<<<<
struct pixie_unet {
    Cfg cfg;
    Plan plan;
    std::vector<Param> params;
    std::unordered_map<std::string, int> index;
    std::unordered_map<std::string, Packed> packed32, packed16;
    std::unordered_map<std::string, Bound> bounds;
    uint32_t* d_bound_slots = nullptr;
    std::vector<uint32_t> h_bound_slots;
    std::map<std::tuple<int, int, int, bool>, Sized> sized;
    bool fuse_stats = true, split_k = true, fold_skip = true, subpixel = true;
    struct Replay { const float* feat; const float* proj0; float* out; void* ws; int d; uint64_t epoch; hipGraph_t graph; hipGraphExec_t exec; };
    bool use_graph = false;
    uint64_t epoch = 0;
    std::vector<Replay> replays;
    static constexpr size_t kMaxReplays = 4;
    void drop_replay(size_t i) {
        (void)hipGraphExecDestroy(replays[i].exec);
        (void)hipGraphDestroy(replays[i].graph);
        replays.erase(replays.begin() + (long)i);
    }

    const Param& param(const std::string& key) const {
        auto it = index.find(key);
        if (it == index.end()) fail("pixie_unet: no parameter named '%s'", key.c_str());
        return params[it->second];
    }
};

namespace pixie {
namespace {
>>>>
▸ **WORK ITEM**
Extract each entry in full and write it down exactly.

▸ **ANSWER TO THIS EXERCISE**
struct pixie_unet {
    Cfg cfg;
    Plan plan;
    std::vector<Param> params;
    std::unordered_map<std::string, int> index;
    std::unordered_map<std::string, Packed> packed32, packed16;
    std::unordered_map<std::string, Bound> bounds;
    uint32_t* d_bound_slots = nullptr;
    std::vector<uint32_t> h_bound_slots;
    std::map<std::tuple<int, int, int, bool>, Sized> sized;
    bool fuse_stats = true, split_k = true, fold_skip = true, subpixel = true;
    struct Replay { const float* feat; const float* proj0; float* out; void* ws; int d; uint64_t epoch; hipGraph_t graph; hipGraphExec_t exec; };
    bool use_graph = false;
    uint64_t epoch = 0;
    std::vector<Replay> replays;
    static constexpr size_t kMaxReplays = 4;
    void drop_replay(size_t i) {
        (void)hipGraphExecDestroy(replays[i].exec);
        (void)hipGraphDestroy(replays[i].graph);
        replays.erase(replays.begin() + (long)i);
    }

    const Param& param(const std::string& key) const {
        auto it = index.find(key);
        if (it == index.end()) fail("pixie_unet: no parameter named '%s'", key.c_str());
        return params[it->second];
    }
};

namespace pixie {
namespace {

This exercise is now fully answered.